Synthesis and Radiation Damage of Vacancy-Ordered Double Perovskites, ((NH4)(1-x)FAx)2SnBr6

Degradation studies of the ASnX3 perovskites to the A2SnX6 vacancy-ordered double perovskite form have been well researched, but little is known about how A2SnX6 compounds degrade. In this work, a new double perovskite, FA2SnBr6 (FA = CH(NH2)2), was synthesised and characterised using X-ray diffraction (XRD) and X-ray photoelectron spectroscopy (XPS).
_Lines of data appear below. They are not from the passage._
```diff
@@ -202,6 +212,8 @@
         return shm_halo_launch(a, p, batch, dtype, st, who);
     case SHM_TG_PHASE4:
         return shm_phase4_launch(a, p, batch, dtype, st, who);
+    case SHM_TG_HALO_S2:
+        return shm_halo_s2_launch(a, p, batch, st, who);
     case SHM_TG_WREG: {
         SHM_REQUIRE(p.wreg_ok || p.wreg32_ok, SHM_E_SHAPE,
                     "%s: forced variant wreg needs a unit-stride 3x3 layer on a map that is a multiple of 16, slope in [0,1] and: bf16 -- one source "
diff --git a/shmgan_amd/csrc/runtime.hip b/shmgan_amd/csrc/runtime.hip
--- a/shmgan_amd/csrc/runtime.hip
+++ b/shmgan_amd/csrc/runtime.hip
@@ -55,6 +55,7 @@
     {"elem.fused_test_stall", "SHM_ELEM_FUSED_TEST_STALL", 0, 0, 1},
     {"elem.fused_hold", "SHM_ELEM_FUSED_HOLD", 0, 0, 2},
     {"elem.fused_gvariant", "SHM_ELEM_FUSED_GVARIANT", 0, 0, 1},
+    {"tapgemm.halo_s2_rows", "SHM_TAPGEMM_HALO_S2_ROWS", 0, 0, 16},
 };
 std::atomic<int> g_tune[SHM_TUNE_COUNT];
 std::atomic<int> g_tune_init{0};
diff --git a/shmgan_amd/csrc/tapgemm.h b/shmgan_amd/csrc/tapgemm.h
--- a/shmgan_amd/csrc/tapgemm.h
+++ b/shmgan_amd/csrc/tapgemm.h
@@ -51,6 +51,7 @@
     int variant;
     bool gs_fused, norm_ok;
     bool halo_ok, bk32_ok, wreg_ok, wreg32_ok, phase4_ok;
+    int halo_s2_ph;
     int wreg32_wn;
     bool x3;
     int wreg16;
@@ -62,6 +63,7 @@
 int shm_dma_launch(const TapGemmArgs& a, const TapGemmPlan& p, int nphase, int dtype, hipStream_t st, const char* who);
 int shm_halo_launch(const TapGemmArgs& a, const TapGemmPlan& p, int batch, int dtype, hipStream_t st, const char* who);
 int shm_phase4_launch(const TapGemmArgs& a, const TapGemmPlan& p, int batch, int dtype, hipStream_t st, const char* who);
+int shm_halo_s2_launch(const TapGemmArgs& a, const TapGemmPlan& p, int batch, hipStream_t st, const char* who);
 int shm_wreg_launch(const TapGemmArgs& a, const TapGemmPlan& p, int np8, int ncu, int dtype, hipStream_t st, const char* who);
 int shm_wreg_f32_launch(const TapGemmArgs& a, const TapGemmPlan& p, int batch, int ncu, hipStream_t st, const char* who);
 
diff --git a/shmgan_amd/csrc/tapgemm_dev.h b/shmgan_amd/csrc/tapgemm_dev.h
--- a/shmgan_amd/csrc/tapgemm_dev.h
+++ b/shmgan_amd/csrc/tapgemm_dev.h
@@ -65,6 +65,20 @@
     }
 }
 
+__device__ __forceinline__ void tap_stats_flush(const TapGemmArgs& a, const float (&s1)[2], const float (&s2)[2], int slot, int img, int nb, int l31, int h) {
+#pragma unroll
+    for (int j = 0; j < 2; ++j) {
+        float t1 = s1[j] + __shfl_xor(s1[j], 32, 64);
+        float t2 = s2[j] + __shfl_xor(s2[j], 32, 64);
+        const int n = nb + j * 32 + l31;
+        if (h == 0 && n < a.nout) {
+            double* dst = a.stats + (size_t)slot * a.stats_stride + ((size_t)img * a.nout + n) * 2;
+            atomicAdd(dst, (double)t1);
+            atomicAdd(dst + 1, (double)t2);
+        }
+    }
+}
+
 template <typename T, int TM, int TN>
 __device__ __forceinline__ void tap_mfma(const f32x4 (&av)[TM], const f32x4 (&bv)[TN], f32x16 (&acc)[TM][TN]) {
     if constexpr (sizeof(T) == 4) {
diff --git a/shmgan_amd/ops.py b/shmgan_amd/ops.py
--- a/shmgan_amd/ops.py
+++ b/shmgan_amd/ops.py
@@ -103,7 +103,7 @@
 
 
 TAPGEMM_VARIANTS = {"auto": 0, "halo128": 1, "halo64": 2, "dma128x128": 3, "dma64x128": 4, "dma128x64": 5, "dma256x64": 6,
-                    "dma256x128": 7, "halo128_ph8": 8, "dma128x128_bk32": 9, "dma128x128_nst4": 10, "wreg": 11, "halo128_st": 12, "halo64_st": 13, "phase4": 14, "dma64x64": 15, "halo128_st_w4": 16}
+                    "dma256x128": 7, "halo128_ph8": 8, "dma128x128_bk32": 9, "dma128x128_nst4": 10, "wreg": 11, "halo128_st": 12, "halo64_st": 13, "phase4": 14, "dma64x64": 15, "halo128_st_w4": 16, "halo_s2": 17}
 
 
 def set_tuning(key, value):
```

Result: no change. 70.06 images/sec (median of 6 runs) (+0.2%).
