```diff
+          } else {
+            xform_box<HALO_F>(p, tc[0], box0, g, p_lane, sg.act, sc[0], sh[0]);
+            xform_box<HALO_F>(p, tc[1], box0 + A_TILE_STRIDE, g, p_lane, sg.act, sc[1], sh[1]);
           }
           fence_proxy_async();
         }
@@ -463,7 +488,7 @@
       mbar_wait_relaxed(acc_full + as, pacc);
       fence_after_sync();
       for (int j = eg; j <= eg; ++j) {
-        const TileCoord tc = decode_tile(p, ct * MT + j);
+        const TileCoord tc = decode_tile<FPAIR>(p, ct, j);
         if (!tc.valid) continue;
         if (do_stats && stat_b != tc.b) {
           if (stat_b >= 0) flush_stats();
@@ -543,11 +568,10 @@
         if (RES16 || res_p) {
           const int nitem = item + gridDim.x;
           const int nct = item_tile(p, nitem);
-          const int nmi = nitem < p.n_items ? nct * MT + j : p.n_mtiles;
           const int nblk_n = nitem - nct * p.n_nblocks;
-          const TileCoord nt = decode_tile(p, nmi);
+          const TileCoord nt = decode_tile<FPAIR>(p, nct, j);
           const int t = nt.t0 + (et >> 3), f = nt.f0 + (et & 7);
-          if (nt.valid && t < p.T && f < p.F) {
+          if (nitem < p.n_items && nt.valid && t < p.T && f < p.F) {
             const int64_t po = ((static_cast<int64_t>(nt.b) * p.T + t) * p.F + f) * p.Cout + nblk_n * BN;
             if (RES16) {
 #pragma unroll
@@ -793,10 +817,6 @@
   return fn;
 }
 
-int make_act_map(CUtensorMap* map, const op_t* ptr, int B, int T, int F, int C) {
-  return make_act_tile_map(map, ptr, B, T, F, C, HALO_F, HALO_T);
-}
-
 int make_weight_map(CUtensorMap* map, const op_t* ptr, int64_t rows, int bn) {
   EncodeFn enc = get_encode();
   if (!enc) { set_error("cuTensorMapEncodeTiled entry point not available"); return FDBM_ECUDA; }
@@ -890,15 +910,18 @@
   FDBM_REQUIRE(!a.pyr_prev || (a.T % 2 == 0 && a.F % 2 == 0), "conv_igemm: pyramid level with odd size");
   static PerDeviceOnce attr_once;
   if (attr_once.first(current_device())) {
-    FDBM_CUDA(cudaFuncSetAttribute(conv_igemm_kernel<false, false>, cudaFuncAttributeMaxDynamicSharedMemorySize, SMEM_BYTES));
-    FDBM_CUDA(cudaFuncSetAttribute(conv_igemm_kernel<false, true>, cudaFuncAttributeMaxDynamicSharedMemorySize, SMEM_BYTES));
-    FDBM_CUDA(cudaFuncSetAttribute(conv_igemm_kernel<true, false>, cudaFuncAttributeMaxDynamicSharedMemorySize, SMEM_BYTES));
+    for (auto k : {conv_igemm_kernel<false, false, false>, conv_igemm_kernel<false, true, false>, conv_igemm_kernel<true, false, false>,
+                   conv_igemm_kernel<false, false, true>, conv_igemm_kernel<false, true, true>, conv_igemm_kernel<true, false, true>})
+      FDBM_CUDA(cudaFuncSetAttribute(k, cudaFuncAttributeMaxDynamicSharedMemorySize, SMEM_BYTES));
   }
   FDBM_REQUIRE(!a.comb_pyr || (a.comb_w && a.comb_b && a.comb_C >= 1 && a.comb_C <= 4 && !a.pyr_out), "conv_igemm: bad Combine epilogue arguments");
   CUtensorMap map_a[MAX_SEG], map_b;
   ConvParams p;
   p.B = a.B; p.T = a.T; p.F = a.F; p.Cout = a.Cout;
   p.n_seg = a.n_seg;
+  const bool fpair = a.F % PAIR_F == 0;
+  const int box_f = fpair ? Geom<true>::BOX_F : Geom<false>::BOX_F, unit_f = fpair ? Geom<true>::UNIT_F : Geom<false>::UNIT_F;
+  const int units_per_item = fpair ? Geom<true>::UNITS : Geom<false>::UNITS;
   int kb = 0, n_kt = 0;
   for (int i = 0; i < MAX_SEG; ++i) {
     if (i < a.n_seg) {
@@ -906,8 +929,8 @@
       FDBM_REQUIRE(sg.in && sg.C > 0 && sg.C % 64 == 0 && (sg.taps == 9 || sg.taps == 1),
                    "conv_igemm: segment %d needs a tensor, C %% 64 == 0 and 9 or 1 taps (C=%d, taps=%d)", i, sg.C, sg.taps);
       const int halo = sg.taps == 9 || sg.norm_tab != nullptr;
-      if (int rc = halo ? make_act_map(&map_a[i], sg.in, a.B, a.T, a.F, sg.C)
-                        : make_act_tile_map(&map_a[i], sg.in, a.B, a.T, a.F, sg.C, TILE_F, TILE_T)) return rc;
+      if (int rc = halo ? make_act_tile_map(&map_a[i], sg.in, a.B, a.T, a.F, sg.C, box_f, HALO_T)
+                        : make_act_tile_map(&map_a[i], sg.in, a.B, a.T, a.F, sg.C, box_f - 2, TILE_T)) return rc;
       p.seg[i].halo = halo;
       kb += sg.C / 64; p.seg[i].taps = sg.taps;
       p.seg[i].norm = sg.norm_tab != nullptr; p.seg[i].act = sg.act; p.seg[i].tab = sg.norm_tab;
@@ -942,10 +965,10 @@
   }
   if (int rc = make_weight_map(&map_b, a.wpack, static_cast<int64_t>(n_kt) * a.Cout, bn)) return rc;
   p.bn = bn;
-  p.tiles_t = ceil_div(a.T, TILE_T); p.tiles_f = ceil_div(a.F, TILE_F);
-  p.n_mtiles = a.B * p.tiles_t * p.tiles_f;
+  p.tiles_t = ceil_div(a.T, TILE_T); p.tiles_f = ceil_div(a.F, unit_f);
+  p.n_units = a.B * p.tiles_t * p.tiles_f;
   p.n_nblocks = a.Cout / bn;
-  p.n_items = ceil_div(p.n_mtiles, MT) * p.n_nblocks;
+  p.n_items = ceil_div(p.n_units, units_per_item) * p.n_nblocks;
   {
     auto magic = [](int d) { return static_cast<uint32_t>((0x100000000ull + d - 1) / static_cast<uint64_t>(d)); };
     p.mg_tiles_t = magic(p.tiles_t); p.mg_tiles_f = magic(p.tiles_f); p.mg_nblocks = magic(p.n_nblocks);
@@ -969,9 +992,11 @@
   attr[0].id = cudaLaunchAttributeProgrammaticStreamSerialization;
   attr[0].val.programmaticStreamSerializationAllowed = 1;
   cfg.attrs = attr; cfg.numAttrs = pdl_enabled() && a.B <= pdl_batch_limit() ? 1 : 0;
-  if (a.comb_pyr) FDBM_CUDA(cudaLaunchKernelEx(&cfg, conv_igemm_kernel<true, false>, map_a[0], map_a[1], map_a[2], map_b, p));
-  else if (a.residual_h16) FDBM_CUDA(cudaLaunchKernelEx(&cfg, conv_igemm_kernel<false, true>, map_a[0], map_a[1], map_a[2], map_b, p));
-  else FDBM_CUDA(cudaLaunchKernelEx(&cfg, conv_igemm_kernel<false, false>, map_a[0], map_a[1], map_a[2], map_b, p));
+  auto kernel = fpair ? (a.comb_pyr ? conv_igemm_kernel<true, false, true>
+                                     : (a.residual_h16 ? conv_igemm_kernel<false, true, true> : conv_igemm_kernel<false, false, true>))
+                      : (a.comb_pyr ? conv_igemm_kernel<true, false, false>
+                                    : (a.residual_h16 ? conv_igemm_kernel<false, true, false> : conv_igemm_kernel<false, false, false>));
+  FDBM_CUDA(cudaLaunchKernelEx(&cfg, kernel, map_a[0], map_a[1], map_a[2], map_b, p));
   FDBM_LAUNCH_CHECK();
   return FDBM_OK;
 }
```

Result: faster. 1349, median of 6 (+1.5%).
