# RuanJohn/Mava

Measured on AMD Instinct MI355X. Metric: env-steps/sec (whole node), ff_mappo RWARE tiny-4ag, higher is better.
Workload: dtype f32 via 2 x f16 split operands on the MFMA (3 products, f32 accumulate); 1 GPU; ff_mappo RWARE tiny-4ag-shaped synthetic obs, 4096 envs/GPU (update_batch_size=1 x num_envs=4096), rollout_length=128, ppo_epochs=4, num_minibatches=2, agents=4, obs=70/264, actions=5, one step = one PPO update = 524288 env-steps per GPU; parallelism=dp1

## Files before the change

### include/mava_hip.h

```cpp
#ifndef MAVA_HIP_H
#define MAVA_HIP_H

#include <stddef.h>
#include <stdint.h>

#ifdef __cplusplus
extern "C" {
#endif

typedef struct ihipStream_t* mava_stream_t;

const char* mava_last_error(void);
int mava_abi_version(void);

typedef struct mava_ctx mava_ctx;
enum {
  MAVA_CTX_MATMUL_MODE = 0,
  MAVA_CTX_CRITIC_AGGREGATION = 1,
  MAVA_CTX_GAE_VARIANT = 2,
  MAVA_CTX_POLICY_VARIANT = 3,
  MAVA_CTX_H2_LAUNCHES = 4,
  MAVA_CTX_TRAIN_VARIANT = 5,
  MAVA_CTX_W8_LAUNCHES = 6,
  MAVA_CTX_W1_SPLIT_FRESH = 7,
  MAVA_CTX_EXACT_TILES = 8,
  MAVA_CTX_X16_LAUNCHES = 9,
  MAVA_CTX_X16_W8_LAUNCHES = 10
};
int mava_ctx_create(mava_ctx** out);
int mava_ctx_destroy(mava_ctx* ctx);
int mava_ctx_set(mava_ctx* ctx, int key, long value);
int mava_ctx_get(const mava_ctx* ctx, int key, long* value);

int mava_gae_f32(const mava_ctx* ctx, const float* reward, const float* value, const uint8_t* done,
                 const float* last_val, const uint8_t* last_done, int T, int N, float gamma,
                 float lambda, float* adv, float* tgt, mava_stream_t s);

int mava_permutation_i32(long n, uint64_t seed, uint64_t counter, int32_t* out, mava_stream_t s);
int mava_permutation_batched_i32(long n, uint64_t seed, uint64_t counter, int n_perm, int32_t* out, long out_stride,
                                 mava_stream_t s);

int mava_clip_adam(float* p, const float* g, float* m, float* v, int32_t* count,
                   const int* seg_off, const float* seg_lr, int n_seg, float grad_scale,
                   float max_norm, int decay, int steps_per_update, int num_updates, float b1,
                   float b2, float eps, const float* loss_sums, float vf_coef, float ent_coef,
                   float* metrics_out, mava_stream_t s);

size_t mava_ppo_finish_workspace_bytes(int Pa, int Pc);
int mava_ppo_finish_f32(mava_ctx* ctx, const float* slab_a, long stride_a, const float* slab_c, long stride_c, int n_slab,
                        int Pa, int Pc, float* g, float* p, float* m, float* v, int32_t* count, float lr_a, float lr_c,
// ... 400 lines not shown
```

### mava_amd/_lib.py

```python
from __future__ import annotations

import ctypes as C
import os
from typing import Optional

import torch

_HERE = os.path.dirname(os.path.abspath(__file__))
LIB_PATH = os.environ.get("MAVA_LIB_PATH") or os.path.join(_HERE, "libmavahip.so")

_lib: Optional[C.CDLL] = None


class MavaHipError(RuntimeError):
    pass


vp = C.c_void_p
i32 = C.c_int
u32 = C.c_uint32
u64 = C.c_uint64
f32 = C.c_float
lng = C.c_long

# ... 116 lines not shown
    global _lib
    if _lib is None:
        if not os.path.exists(LIB_PATH):
            raise MavaHipError(
                f"{LIB_PATH} is missing: build it with `python -m mava_amd.build` "
                "(hipcc --offload-arch=gfx950). There is no CPU fallback."
            )
        _lib = C.CDLL(LIB_PATH)
        _lib.mava_last_error.restype = C.c_char_p
        _lib.mava_last_error.argtypes = []
        for name, args in _SIGNATURES.items():
            fn = getattr(_lib, name)
            fn.argtypes = args
            fn.restype = _RESTYPES.get(name, C.c_int)
    return _lib


class Ctx:

    MATMUL_MODE, CRITIC_AGGREGATION, GAE_VARIANT, POLICY_VARIANT, H2_LAUNCHES, TRAIN_VARIANT, W8_LAUNCHES, W1_SPLIT_FRESH = 0, 1, 2, 3, 4, 5, 6, 7
    EXACT_TILES = 8
    X16_LAUNCHES = 9
    X16_W8_LAUNCHES = 10

    def __init__(self, matmul_mode: str = "f32", critic_aggregation: bool = True):
        if matmul_mode not in ("f32", "f16x2"):
            raise ValueError(f"matmul_mode must be 'f16x2' or 'f32', got {matmul_mode!r}")
        h = C.c_void_p()
        check(lib().mava_ctx_create(C.byref(h)), "mava_ctx_create")
        self.handle: Optional[int] = h.value
        self.set(self.MATMUL_MODE, 1 if matmul_mode == "f16x2" else 0)
        self.set(self.CRITIC_AGGREGATION, int(bool(critic_aggregation)))

    def set(self, key: int, value: int) -> None:
        check(lib().mava_ctx_set(self.handle, key, int(value)), "mava_ctx_set")

    def get(self, key: int) -> int:
        out = C.c_long()
        check(lib().mava_ctx_get(self.handle, key, C.byref(out)), "mava_ctx_get")
        return int(out.value)

    @property
    def matmul_mode(self) -> str:
        return "f16x2" if self.get(self.MATMUL_MODE) == 1 else "f32"

    @property
# ... 51 lines not shown
```

### mava_amd/csrc/api.cpp

```cpp
#include <stdarg.h>
#include <stdio.h>
#include <string.h>

#include "common.h"
#include "ctx.h"

static thread_local char g_err[512] = "";

void mava_set_error(const char* fmt, ...) {
  va_list ap;
  va_start(ap, fmt);
  vsnprintf(g_err, sizeof(g_err), fmt, ap);
  va_end(ap);
}

extern "C" const char* mava_last_error(void) { return g_err; }
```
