template <int MI, int K, int CT, int NW, int WPS, int GRP = 2, int NSLOT = 2, int WM = 1, bool IL = false, bool POST = false>
__global__ __launch_bounds__(64 * NW, WPS) void rbchain_f16x3_kernel(ChainArgs a) {
    static_assert(!POST || (IL && MI == 1 && WM == 1 && CT == 4), "conv_post epilogue: 32 channels, interleaved columns");
    extern __shared__ __attribute__((aligned(16))) char smem_raw[];
    constexpr int C = 32 * MI, NCH = 2 * MI, NG = 4 * MI;
    constexpr int WN = NW / WM, MIW = MI / WM;
    static_assert(NW % WM == 0 && MI % WM == 0, "wave grid");
    constexpr int NCOL = WN * CT * 32;
    constexpr int MARG = ChainGeo<K, CT>::MARG;
    constexpr int NQ = NCOL / CT, MARGQ = ChainGeo<K, CT>::MARGQ, PQ = NQ + 2 * MARGQ;
    constexpr int PW = IL ? CT * PQ : NCOL + 2 * MARG;
    constexpr int H = (K - 1) / 2;
    typedef float fvecT __attribute__((ext_vector_type(CT == 3 ? 4 : CT)));
    static_assert(!IL || CT == 2 || CT == 4, "interleaved columns: 2 or 4 column tiles per wave");
    constexpr int NTHR = 64 * NW;
    constexpr int STEP_ITEMS = MI * 2 * 64;
    constexpr int GRP_ITEMS = GRP * STEP_ITEMS;
    constexpr int AHEAD = NSLOT - 1;
    constexpr int NS = K * NCH, NGRP = (NS + GRP - 1) / GRP;
    half8* P = reinterpret_cast<half8*>(smem_raw);
    half8* Aw = P + (size_t)NG * 2 * PW;

    const int tid = threadIdx.x, lane = tid & 63, wv = tid >> 6;
    const int half = lane >> 5, l31 = lane & 31;
    const int b = blockIdx.y;
    const int q0 = blockIdx.x * a.nto;
    const int lin = a.len ? a.len[b] : a.L;
    if (q0 >= lin) return;
#ifdef TTSC_ABLATE
    const unsigned wg_lin = blockIdx.x + gridDim.x * blockIdx.y;
#endif
    TTSC_STAMP(a, wg_lin, 0);
    TTSC_STAMP_HWID(a, wg_lin, 15);
    const int wm = wv / WN;
    const int mi0 = wm * MIW;
    const int colw = (wv % WN) * (CT * 32);
    const int pos_w = q0 - a.halo + colw + (IL ? CT * l31 : l31);
    constexpr int CSTEP = IL ? 1 : 32;
    const int qw = (wv % WN) * 32;
    const float* xb = a.x + (size_t)b * C * a.L;
    const bool vec = IL && (lin % CT == 0) && (a.L % CT == 0) && ((q0 - a.halo) % CT == 0) && (a.nto % CT == 0) &&
                     ((reinterpret_cast<uintptr_t>(a.x) | reinterpret_cast<uintptr_t>(a.y)) % (4 * CT) == 0);

    auto stage_group = [&](const half8* w, int g, int slot) __attribute__((always_inline)) {
        constexpr int NIMAX = GRP_ITEMS / 64;
        const int NI = ((NS - g * GRP < GRP ? NS - g * GRP : GRP) * STEP_ITEMS) / 64;
        if (TTSC_DBG(a, 16)) return;
#pragma unroll
        for (int i = 0; i < (NIMAX + NW - 1) / NW; ++i) {
            const int blk = wv + i * NW;
            if (blk < NI)
                __builtin_amdgcn_global_load_lds((const __attribute__((address_space(1))) void*)(w + (size_t)g * GRP_ITEMS + blk * 64 + lane),
                                                 (__attribute__((address_space(3))) void*)(Aw + slot * GRP_ITEMS + blk * 64), 16, 0, 0);
        }
    };
    auto stage_first = [&](const half8* w) __attribute__((always_inline)) {
#pragma unroll
        for (int g = 0; g < AHEAD; ++g) stage_group(w, g, g);
    };
    stage_first(a.w1[0]);

    if constexpr (IL) {
        for (int i = tid; i < NG * 2 * CT * 2 * MARGQ; i += NTHR) {
            const int row = i / (2 * MARGQ), m = i - row * (2 * MARGQ);
            half8 z;
#pragma unroll
            for (int e = 0; e < 8; ++e) z[e] = (_Float16)0.f;
            P[(size_t)row * PQ + (m < MARGQ ? m : NQ + m)] = z;
        }
    } else {
        for (int i = tid; i < NG * 2 * 2 * MARG; i += NTHR) {
            const int pl = i / (2 * MARG), m = i - pl * (2 * MARG);
            half8 z;
#pragma unroll
            for (int e = 0; e < 8; ++e) z[e] = (_Float16)0.f;
            P[(size_t)pl * PW + (m < MARG ? m : NCOL + m)] = z;
        }
    }

    f32x16 xres[MIW][CT];
    bool pok[CT];
#pragma unroll
    for (int ct = 0; ct < CT; ++ct) {
        const int pos = pos_w + ct * CSTEP;
        pok[ct] = pos >= 0 && pos < lin;
    }
    if (IL && vec) {
        int p0 = pos_w < lin - CT ? pos_w : lin - CT;
        p0 = p0 < 0 ? 0 : p0;
        const unsigned voff = (unsigned)(4 * half * a.L + p0);
#pragma unroll
        for (int mi = 0; mi < MIW; ++mi)
#pragma unroll
            for (int r = 0; r < 16; ++r) {
                const float* row = xb + (size_t)(32 * (mi0 + mi) + (r & 3) + 8 * (r >> 2)) * a.L;
                const fvecT v = TTSC_DBG(a, 8) ? fvecT(1e-3f) : *reinterpret_cast<const fvecT*>(row + voff);
#pragma unroll
                for (int ct = 0; ct < CT; ++ct) xres[mi][ct][r] = v[ct];
            }
    } else {
#pragma unroll
        for (int ct = 0; ct < CT; ++ct) {
            const int pos = pos_w + ct * CSTEP;
            int pc = pos < lin - 1 ? pos : lin - 1;
            pc = pc < 0 ? 0 : pc;
#pragma unroll
            for (int mi = 0; mi < MIW; ++mi)
#pragma unroll
                for (int r = 0; r < 16; ++r) {
                    const int ch = 32 * (mi0 + mi) + (r & 3) + 8 * (r >> 2) + 4 * half;
                    xres[mi][ct][r] = TTSC_DBG(a, 8) ? (float)(ch + pc) * 1e-3f : xb[(size_t)ch * a.L + pc];
                }
        }
    }
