template <int KG, int H>
__global__ __launch_bounds__((FwdGeo<KG, H>::WAVES * 64)) void gen_linear_dgrad_sums_kernel(
    const float* __restrict__ g, int64_t ldg, const float* __restrict__ w_out, const float* __restrict__ rvec,
    const float* __restrict__ svec, const float* __restrict__ w_emb, const float* __restrict__ b_emb,
    const float* __restrict__ w_in, const float* __restrict__ b_in, int D, int64_t n, int64_t n_tiles,
    float* __restrict__ slabs) {
  constexpr int KS = KG + 4;
  constexpr int WAVES = FwdGeo<KG, H>::WAVES;
  constexpr int WF = (WImg<KG, H>::FLOATS + 3) & ~3;
  __shared__ __attribute__((aligned(16))) float lds[WF + WAVES * 32 * KS];
  __shared__ __attribute__((aligned(16))) float acb[3 * H];
  __shared__ float part[WAVES][3 * H];
  float* Wl = lds;
  const int wave = __builtin_amdgcn_readfirstlane(threadIdx.x >> 6), lane = threadIdx.x & 63;
  float* Xt = lds + WF + wave * (32 * KS);
  stage_w<KG, H>(w_out, 1, H, Wl, WAVES * 64);
  gen_params<H>(w_emb, b_emb, w_in, b_in, D, acb, WAVES * 64);
  __syncthreads();
  const int r = lane & 31, hh = lane >> 5;
  float ca[H / 32], cc[H / 32], cb[H / 32];
#pragma unroll
  for (int b = 0; b < H / 32; ++b) { ca[b] = acb[r + 32 * b]; cc[b] = acb[H + r + 32 * b]; cb[b] = acb[2 * H + r + 32 * b]; }
  float s0[H / 32], s1[H / 32], s2[H / 32];
#pragma unroll
  for (int b = 0; b < H / 32; ++b) s0[b] = s1[b] = s2[b] = 0.f;
  const int64_t stride = (int64_t)gridDim.x * WAVES;
  int64_t tile = (int64_t)blockIdx.x * WAVES + wave;
  f32x16 acc[H / 32];
  RowRegs<KG, float> rg;
  load_rows<KG, float>(g, ldg, n, tile * 32, lane, rg);
  float rsv = gen_load(rvec, svec, n, tile * 32, lane);
  for (; tile < n_tiles; tile += stride) {
    store_rows<KG, 0, float>(rg, lane, Xt);
    const float rs_cur = rsv;
    load_rows<KG, float>(g, ldg, n, (tile + stride) * 32, lane, rg);
    rsv = gen_load(rvec, svec, n, (tile + stride) * 32, lane);
    wave_sync_lds();
    tile_mult<KG, H>(Xt, Wl, r, hh, acc);
#pragma unroll
    for (int i = 0; i < 16; ++i) {
      const int row = jrow(i, hh);
      const float rv = __shfl(rs_cur, row), sv = __shfl(rs_cur, 32 + row);
#pragma unroll
      for (int b = 0; b < H / 32; ++b) {
        const float v = acc[b][i] * elu1_grad(gen_h(rv, sv, ca[b], cc[b], cb[b]));
        s0[b] = fmaf(rv, v, s0[b]);
        s1[b] = fmaf(sv, v, s1[b]);
        s2[b] += v;
      }
    }
    wave_sync_lds();
  }
#pragma unroll
  for (int b = 0; b < H / 32; ++b) {
    s0[b] += __shfl_xor(s0[b], 32);
    s1[b] += __shfl_xor(s1[b], 32);
    s2[b] += __shfl_xor(s2[b], 32);
    if (hh == 0) { part[wave][r + 32 * b] = s0[b]; part[wave][H + r + 32 * b] = s1[b]; part[wave][2 * H + r + 32 * b] = s2[b]; }
  }
  __syncthreads();
  float* slab = slabs + (int64_t)blockIdx.x * (3 * H);
  for (int i = threadIdx.x; i < 3 * H; i += WAVES * 64) {
    float t = part[0][i];
#pragma unroll
    for (int wv = 1; wv < WAVES; ++wv) t += part[wv][i];
    slab[i] = t;
  }
}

FA2SnBr6 was found to crystallise in the P21/n monoclinic space group and showed the ability to form single-phase, solid solutions with another double perovskite (NH4)2SnBr6. Solid solutions of ((NH4)(1-x)FAx)2SnBr6, where x = 0.03, 0.04, 0.06, 0.09, were produced. X-ray radiation damage was investigated for ((NH4)(1-x)FAx)2SnBr6, where x = 0, 0.03, 0.09, 1, to qualitatively and quantitatively uncover degradation mechanisms. Correlation analysis, a new statistical analytical method for X-ray photoelectron spectra, was used to fortify peak fitting models. Comparing shifts in binding energies and relative atomic quantities between two elements constructs phase models from different spectral environments to understand the degradation of these compounds. In each radiation damage experiment, great consideration must be taken to combine the chemistry of the system and the physical process of photoelectron emission with the quantitative phase models formed. Overall, the presence of ammonium in the double perovskite enhances the stability of the compound to X-ray irradiation.